In recent years, with the increasing incidence of cervical cancer, it is a tedious and time-consuming task with unsatisfying accuracy to manually recognize the cells. Machine recognition can be a good solution, but it suffers from the difficulty of obtaining precise edges of cells, which directly influence the final recognition accuracy. To improve the recognition accuracy and shorten the time used for cell recognition, an AGVF-Snake (Adaptive Gradient Vector Flow-Snake) model for the extraction of cell edges has been proposed in this paper.

Methods

Firstly, the cell is initially located by the improved Canny algorithm. Then, the adaptive initial contour model and gradient vector model are used to obtain accurate cell edges. Finally, the PSO–SVM (Particle Swarm Optimization-Support Vector Machine) classifier is selected to recognize the cervical cells.

Results

Herlev dataset is used to verify the AGVF-Snake algorithm; the accuracy of two and seven classifications are recorded. Six other classification methods are introduced for comparison.

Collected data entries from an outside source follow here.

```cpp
namespace vpin {
struct CommitPairState {
  DevBuf pts;
  size_t L = 0;
  explicit CommitPairState(vpin_ctx* c) : pts(c) {}
};

int commit_pair_begin(vpin_ctx* c, const vpin_gens* g, const vpin_table* Za, const vpin_table* Zb, size_t L_all,
                      CommitPairState** out, size_t row0, size_t nrows, size_t row_step) {
  if (!c || !g || !Za || !Zb || !out || L_all == 0) return VPIN_EINVAL;
  if (Za->len != Zb->len || Za->len % L_all != 0) return VPIN_ESHAPE;
  size_t R = Za->len / L_all;
  if (R > g->nb) return VPIN_ESHAPE;
  if (nrows == (size_t)-1) { row0 = 0; nrows = L_all; row_step = 1; }
  if (nrows == 0 || row_step == 0 || row0 + (nrows - 1) * row_step >= L_all) return VPIN_ESHAPE;
  const size_t L = nrows;
  (void)hipSetDevice(c->device);
  CommitPairState* st = new (std::nothrow) CommitPairState(c);
  if (!st) return VPIN_ENOMEM;
  st->L = L;
  if (st->pts.alloc(5 * L * sizeof(ge_ext))) { delete st; return VPIN_ENOMEM; }
  ge_ext* pts = (ge_ext*)st->pts.p;
  int rc = msm_rows(c, g, Za->d + row0 * R, L, row_step * R, R, nullptr, 0, 0, pts);
  if (!rc) rc = msm_rows(c, g, Zb->d + row0 * R, L, row_step * R, R, nullptr, 0, 0, pts + L);
  if (rc) { delete st; return rc; }
  *out = st;
  return VPIN_OK;
}

int commit_pair_finish(vpin_ctx* c, const vpin_gens* g, CommitPairState* st, const uint8_t* blinds_a, const uint8_t* blinds_b,
                       size_t blind_base, uint8_t* out_a, uint8_t* out_b, uint8_t* out_sum) {
  if (!st) return VPIN_EINVAL;
  std::unique_ptr<CommitPairState> guard(st);
  if (!c || !g || !blinds_a || !blinds_b || !out_a || !out_b || !out_sum) return VPIN_EINVAL;
  if (blind_base >= g->nb) return VPIN_ESHAPE;
  const size_t L = st->L;
  DevBuf dbl(c), dout(c);
  if (dbl.alloc(2 * L * 32) || dout.alloc(3 * L * 32)) return VPIN_ENOMEM;
  VPIN_HIP_TRY(hipMemcpyAsync(dbl.p, blinds_a, L * 32, hipMemcpyHostToDevice, c->stream));
  VPIN_HIP_TRY(hipMemcpyAsync((uint8_t*)dbl.p + L * 32, blinds_b, L * 32, hipMemcpyHostToDevice, c->stream));
  ge_ext* pts = (ge_ext*)st->pts.p;
  hipLaunchKernelGGL(single_base_mul_kernel, dim3((unsigned)((2 * L + 7) / 8)), dim3(64), 0, c->stream, (const fq*)dbl.p, 2 * L,
                     view(g), blind_base, pts + 2 * L);
  const unsigned gb = (unsigned)((2 * L + 63) / 64);
  hipLaunchKernelGGL(ge_add_rows_kernel, dim3(gb), dim3(64), 0, c->stream, pts, pts + 2 * L, 2 * L, pts + 2 * L);
  hipLaunchKernelGGL(ge_add_rows_kernel, dim3((unsigned)((L + 63) / 64)), dim3(64), 0, c->stream, pts + 2 * L, pts + 3 * L, L,
                     pts + 4 * L);
  hipLaunchKernelGGL(ge_compress_kernel, dim3((unsigned)((3 * L + 63) / 64)), dim3(64), 0, c->stream,
                     (const ge_ext*)(pts + 2 * L), 3 * L, (fp*)dout.p, (fp*)nullptr);
  VPIN_HIP_TRY(hipGetLastError());
  VPIN_HIP_TRY(hipMemcpyAsync(out_a, dout.p, L * 32, hipMemcpyDeviceToHost, c->stream));
  VPIN_HIP_TRY(hipMemcpyAsync(out_b, (uint8_t*)dout.p + L * 32, L * 32, hipMemcpyDeviceToHost, c->stream));
  VPIN_HIP_TRY(hipMemcpyAsync(out_sum, (uint8_t*)dout.p + 2 * L * 32, L * 32, hipMemcpyDeviceToHost, c->stream));
// ... 120 lines not shown
```

Measured before the change: 72.91 million constraints/s.

## Split strip MSM into multiple passes and early-exit cold rows in hot-only kernel

Lets the strip-parallel MSM path cover rows beyond the first launch's capacity by issuing several strip passes, each with its own group count and strip width, and its own parts and sync sub-buffers. It also passes the strip row count as a kernel argument instead of reading it from device memory, and makes hot-only row blocks with no hot index write the identity and return immediately. Extra passes are off by default (VPIN_MSM_STRIP_PASSES defaults to 1), so by default only the early exit and the argument change apply. The cost is more launches and more bookkeeping when multiple passes are enabled.

```diff
diff --git a/vpin_amd/csrc/msm.hip b/vpin_amd/csrc/msm.hip
--- a/vpin_amd/csrc/msm.hip
+++ b/vpin_amd/csrc/msm.hip
@@ -393,6 +393,14 @@
       idx = hr.idx[m] + (row - hr.row0 - m * hr.rows_per_vec) * ncols;
     }
   }
+  if (hot_only && !idx) {
+    if (threadIdx.x == 0) {
+      ge_ext* o = out + (size_t)blockIdx.x * gridDim.y + blockIdx.y;
+      const ge_ext av = acc.ext();
+      fp_store(&o->X, av.X); fp_store(&o->Y, av.Y); fp_store(&o->Z, av.Z); fp_store(&o->T, av.T);
+    }
+    return;
+  }
   __shared__ uint16_t list[kSeg];
   __shared__ uint32_t n_front, n_back;
   const size_t per = (ncols + gridDim.y - 1) / gridDim.y;
@@ -402,6 +410,10 @@
     if (threadIdx.x == 0) { n_front = 0; n_back = 0; }
     __syncthreads();
     for (size_t j = seg + threadIdx.x; j < seg_end; j += kMsmBlock) {
+      if (hot_only) {
+        if (idx[j] == hot && !fq_is_zero(fq_load(zr + j))) list[kSeg - 1 - atomicAdd(&n_back, 1u)] = (uint16_t)(j - seg);
+        continue;
+      }
       if (fq_is_zero(fq_load(zr + j))) continue;
       if (idx && idx[j] == hot) list[kSeg - 1 - atomicAdd(&n_back, 1u)] = (uint16_t)(j - seg);
       else if (!hot_only) list[atomicAdd(&n_front, 1u)] = (uint16_t)(j - seg);
@@ -489,10 +501,9 @@
 }
 
 __global__ __launch_bounds__(kMsmBlock, 3) void msm_strip_kernel(const fq* __restrict__ Z, size_t stride, size_t ncols, TableView tv, HotRows hr,
-                                                                  const uint32_t* __restrict__ list, const uint32_t* __restrict__ list_count,
+                                                                  const uint32_t* __restrict__ list, uint32_t n,
                                                                   int S, size_t row_base, size_t row_step, int z_compact,
                                                                   ge_ext* __restrict__ parts, uint32_t* __restrict__ sync, int lag) {
-  const uint32_t n = *list_count;
   const uint32_t s = blockIdx.x % (uint32_t)S, grp = blockIdx.x / (uint32_t)S;
   if (grp * kMsmBlock >= n) return;
   const uint32_t li = grp * kMsmBlock + threadIdx.x;
@@ -542,9 +553,9 @@
 }
 
 __global__ __launch_bounds__(64) void strip_combine_kernel(const ge_ext* __restrict__ parts, const uint32_t* __restrict__ list,
-                                                            const uint32_t* __restrict__ list_count, int S, ge_ext* __restrict__ out) {
+                                                            uint32_t n, int S, ge_ext* __restrict__ out) {
   const uint32_t li = blockIdx.x * 64 + threadIdx.x;
-  if (li >= *list_count) return;
+  if (li >= n) return;
   ge_ext* o = out + list[li];
   ge_ext a;
   a.X = fp_load(&o->X); a.Y = fp_load(&o->Y); a.Z = fp_load(&o->Z); a.T = fp_load(&o->T);
@@ -1319,6 +1330,13 @@
   DevBuf dflag(c), dlist(c), dsparts(c), dsync(c);
   uint32_t n_strip = 0;
   bool uniform_shape = false;
+  struct StripPass { uint32_t off, n; int S; };
+  constexpr int kMaxStripPasses = 8;
+  StripPass pass[kMaxStripPasses];
+  int npass = 0;
+  const char* ep = getenv("VPIN_MSM_STRIP_PASSES");
+  const int max_passes = std::max(1, std::min(kMaxStripPasses, ep ? atoi(ep) : 1));
+  const bool strip_trace = getenv("VPIN_MSM_STRIP_TRACE") != nullptr;
   const bool strip_shared = getenv("VPIN_MSM_STRIP_SHARED") != nullptr;
   if (env_strip != 0 && (env_strip > 0 || ((!c->shared_device || strip_shared) && c->comm == nullptr)) && msm_ten_limbs() && nrows >= min_rows && R >= min_R && R <= g->split &&
       S % 8 == 0 && (size_t)S <= R / 8) {
@@ -1343,27 +1361,55 @@
           const size_t g2 = std::min(G, slots / (size_t)cand);
           if (g2 * kMsmBlock >= min_list && g2 * (size_t)cand > bestG * (size_t)bestS) { bestG = g2; bestS = cand; }
         }
+      bool forced = false;
       if (const char* eshape = getenv("VPIN_MSM_STRIP_SHAPE")) {
         int eg = 0, esn = 0;
         if (sscanf(eshape, "%d,%d", &eg, &esn) == 2 && eg > 0 && esn > 0 && esn % 8 == 0 && (size_t)esn <= R / 8) {
-          if (std::min(G, (size_t)eg) * (size_t)esn <= slots) { bestG = std::min(G, (size_t)eg); bestS = esn; }
-          else if (getenv("VPIN_MSM_STRIP_TRACE")) fprintf(stderr, "[strip] VPIN_MSM_STRIP_SHAPE=%d,%d refused: %zu workgroups on %zu slots\n", eg, esn, std::min(G, (size_t)eg) * (size_t)esn, slots);
+          if (std::min(G, (size_t)eg) * (size_t)esn <= slots) { bestG = std::min(G, (size_t)eg); bestS = esn; forced = true; }
+          else if (strip_trace) fprintf(stderr, "[strip] VPIN_MSM_STRIP_SHAPE=%d,%d refused: %zu workgroups on %zu slots\n", eg, esn, std::min(G, (size_t)eg) * (size_t)esn, slots);
         }
       }
-      const uint32_t n_use = bestG ? (uint32_t)std::min<size_t>(n_strip, bestG * kMsmBlock) : 0;
-      if (n_use == 0) {
+      uint32_t taken = 0;
+      if (bestG) {
+        pass[npass++] = StripPass{0, (uint32_t)std::min<size_t>(n_strip, bestG * kMsmBlock), bestS};
+        taken = pass[0].n;
+      }
+      while (taken && taken < n_strip && npass < max_passes) {
+        const size_t left = ((size_t)(n_strip - taken) + kMsmBlock - 1) / kMsmBlock;
+        size_t pg = forced ? std::min(left, bestG) : 0;
+        int ps = forced ? bestS : 0;
+        if (!forced)
+          for (int cand = 8; cand <= 128 && (size_t)cand * 128 <= R; cand += 8) {
+            const size_t g2 = std::min(left, slots / (size_t)cand);
+            if (g2 * (size_t)cand > pg * (size_t)ps) { pg = g2; ps = cand; }
+          }
+        if (pg == 0) break;
+        pass[npass] = StripPass{taken, (uint32_t)std::min<size_t>(n_strip - taken, pg * kMsmBlock), ps};
+        taken += pass[npass++].n;
+      }
+      if (taken == 0) {
         n_strip = 0;
       } else {
-        if (n_use < n_strip)
-          hipLaunchKernelGGL(strip_trim_kernel, dim3((n_strip - n_use + 255) / 256), dim3(256), 0, c->stream, (const uint32_t*)d_list, d_count,
-                             n_use, n_strip, (uint8_t*)dflag.p);
-        n_strip = n_use;
-        S = bestS;
+        if (taken < n_strip)
+          hipLaunchKernelGGL(strip_trim_kernel, dim3((n_strip - taken + 255) / 256), dim3(256), 0, c->stream, (const uint32_t*)d_list, d_count,
+                             taken, n_strip, (uint8_t*)dflag.p);
+        n_strip = taken;
         uniform_shape = true;
       }
-      if (getenv("VPIN_MSM_STRIP_TRACE")) fprintf(stderr, "[strip] %zu rows: %u eligible, %u taken as %zu groups x %d strips on %zu slots\n", nrows, found, n_use, bestG, bestS, slots);
-    }
-    if (n_strip && dsparts.alloc((size_t)n_strip * (size_t)S * sizeof(ge_ext))) return VPIN_ENOMEM;
+      if (strip_trace) {
+        fprintf(stderr, "[strip] %zu rows: %u eligible, %u taken as %zu groups x %d strips on %zu slots", nrows, found, taken, bestG, bestS, slots);
+        for (int p = 1; p < npass; p++) fprintf(stderr, " + %u rows as %u x %d", pass[p].n, (pass[p].n + kMsmBlock - 1) / kMsmBlock, pass[p].S);
+        fprintf(stderr, "\n");
+      }
+    } else if (n_strip) {
+      pass[npass++] = StripPass{0, n_strip, S};
+    }
+    size_t nparts = 0;
+    for (int p = 0; p < npass; p++) nparts += (size_t)pass[p].n * (size_t)pass[p].S;
+    if (n_strip && dsparts.alloc(nparts * sizeof(ge_ext))) return VPIN_ENOMEM;
+  } else if (strip_trace && env_strip != 0) {
+    fprintf(stderr, "[strip] %zu rows of %zu: not taken (shared %d, comm %d, masked %d, num_cus %d)\n", nrows, R, (int)c->shared_device,
+            c->comm != nullptr, (int)c->cu_masked, (int)c->num_cus);
   }
   const uint8_t* d_flag = n_strip ? (const uint8_t*)dflag.p : nullptr;
   {
@@ -1372,19 +1418,25 @@
     const unsigned pad = env_pad >= 0 ? (unsigned)env_pad : (c->shared_device ? kSharedPad : 0u);
     if (n_strip) {
       c->strip_rows_taken += n_strip;
-      const unsigned groups = (unsigned)((n_strip + kMsmBlock - 1) / kMsmBlock);
-      const size_t per = (R + (size_t)S - 1) / (size_t)S;
       const char* el = getenv("VPIN_MSM_STRIP_LAG");
       const int lag = el ? atoi(el) : 1;
+      size_t nsync = 0;
+      for (int p = 0; p < npass; p++) nsync += (size_t)pass[p].S * ((R + (size_t)pass[p].S - 1) / (size_t)pass[p].S + 1);
       uint32_t* d_sync = nullptr;
       if (lag > 0 && uniform_shape) {
-        if (dsync.alloc((size_t)S * (per + 1) * sizeof(uint32_t))) return VPIN_ENOMEM;
+        if (dsync.alloc(nsync * sizeof(uint32_t))) return VPIN_ENOMEM;
         d_sync = (uint32_t*)dsync.p;
-        VPIN_HIP_TRY(hipMemsetAsync(d_sync, 0, (size_t)S * (per + 1) * sizeof(uint32_t), c->stream));
+        VPIN_HIP_TRY(hipMemsetAsync(d_sync, 0, nsync * sizeof(uint32_t), c->stream));
       }
-      hipLaunchKernelGGL(msm_strip_kernel, dim3(groups * (unsigned)S), dim3(kMsmBlock), pad, c->stream, zbase, R, R, view(g), hr,
-                         (const uint32_t*)dlist.p, (const uint32_t*)dlist.p + nrows, S, row0, row_step, z_compact, (ge_ext*)dsparts.p,
-                         d_sync, lag);
+      size_t at_parts = 0, at_sync = 0;
+      for (int p = 0; p < npass; p++) {
+        const unsigned groups = (pass[p].n + kMsmBlock - 1) / kMsmBlock;
+        hipLaunchKernelGGL(msm_strip_kernel, dim3(groups * (unsigned)pass[p].S), dim3(kMsmBlock), pad, c->stream, zbase, R, R, view(g), hr,
+                           (const uint32_t*)dlist.p + pass[p].off, pass[p].n, pass[p].S, row0, row_step, z_compact,
+                           (ge_ext*)dsparts.p + at_parts, d_sync ? d_sync + at_sync : nullptr, lag);
+        at_parts += (size_t)pass[p].n * (size_t)pass[p].S;
+        at_sync += (size_t)pass[p].S * ((R + (size_t)pass[p].S - 1) / (size_t)pass[p].S + 1);
+      }
     }
     if (msm_ten_limbs())
       hipLaunchKernelGGL(msm_rows_hot_kernel<true>, dim3((unsigned)nrows, (unsigned)chunks), dim3(kMsmBlock), pad, c->stream, zbase,
@@ -1395,9 +1447,12 @@
     if (chunks > 1)
       hipLaunchKernelGGL(ge_sum_chunks_kernel, dim3((unsigned)((nrows + 63) / 64)), dim3(64), 0, c->stream, (const ge_ext*)dparts.p, nrows,
                          chunks, (ge_ext*)dpts.p);
-    if (n_strip)
-      hipLaunchKernelGGL(strip_combine_kernel, dim3((n_strip + 63) / 64), dim3(64), 0, c->stream, (const ge_ext*)dsparts.p,
-                         (const uint32_t*)dlist.p, (const uint32_t*)dlist.p + nrows, S, (ge_ext*)dpts.p);
+    size_t at_parts = 0;
+    for (int p = 0; p < (n_strip ? npass : 0); p++) {
+      hipLaunchKernelGGL(strip_combine_kernel, dim3((pass[p].n + 63) / 64), dim3(64), 0, c->stream, (const ge_ext*)dsparts.p + at_parts,
+                         (const uint32_t*)dlist.p + pass[p].off, pass[p].n, pass[p].S, (ge_ext*)dpts.p);
+      at_parts += (size_t)pass[p].n * (size_t)pass[p].S;
+    }
   }
   hipLaunchKernelGGL(ge_compress_kernel, dim3((unsigned)((nrows + 63) / 64)), dim3(64), 0, c->stream, (const ge_ext*)dpts.p, nrows,
                      (fp*)dout.p, (fp*)nullptr);
```

After: 72.82 million constraints/s, median of 6. About the same (-0.1%).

According to the experimental results, the accuracy of two and seven classifications can achieve up to 99%, which are better than other six methods.

Conclusion

The experiment results show that the proposed algorithm has obvious recognition advantages, and thus provides an effective methodological framework for the diagnosis of cervical cancer diseases.

Keywords

Canny algorithm AGVF-Snake PSO–SVM Cervical cancer recognition 

Notes

Acknowledgements

The authors would like to thank the associate editor and reviewers for their valuable comments and suggestions that improved the paper’s quality.

Funding

This study was funded by the Nature Science Foundation (Grant Number 61773282).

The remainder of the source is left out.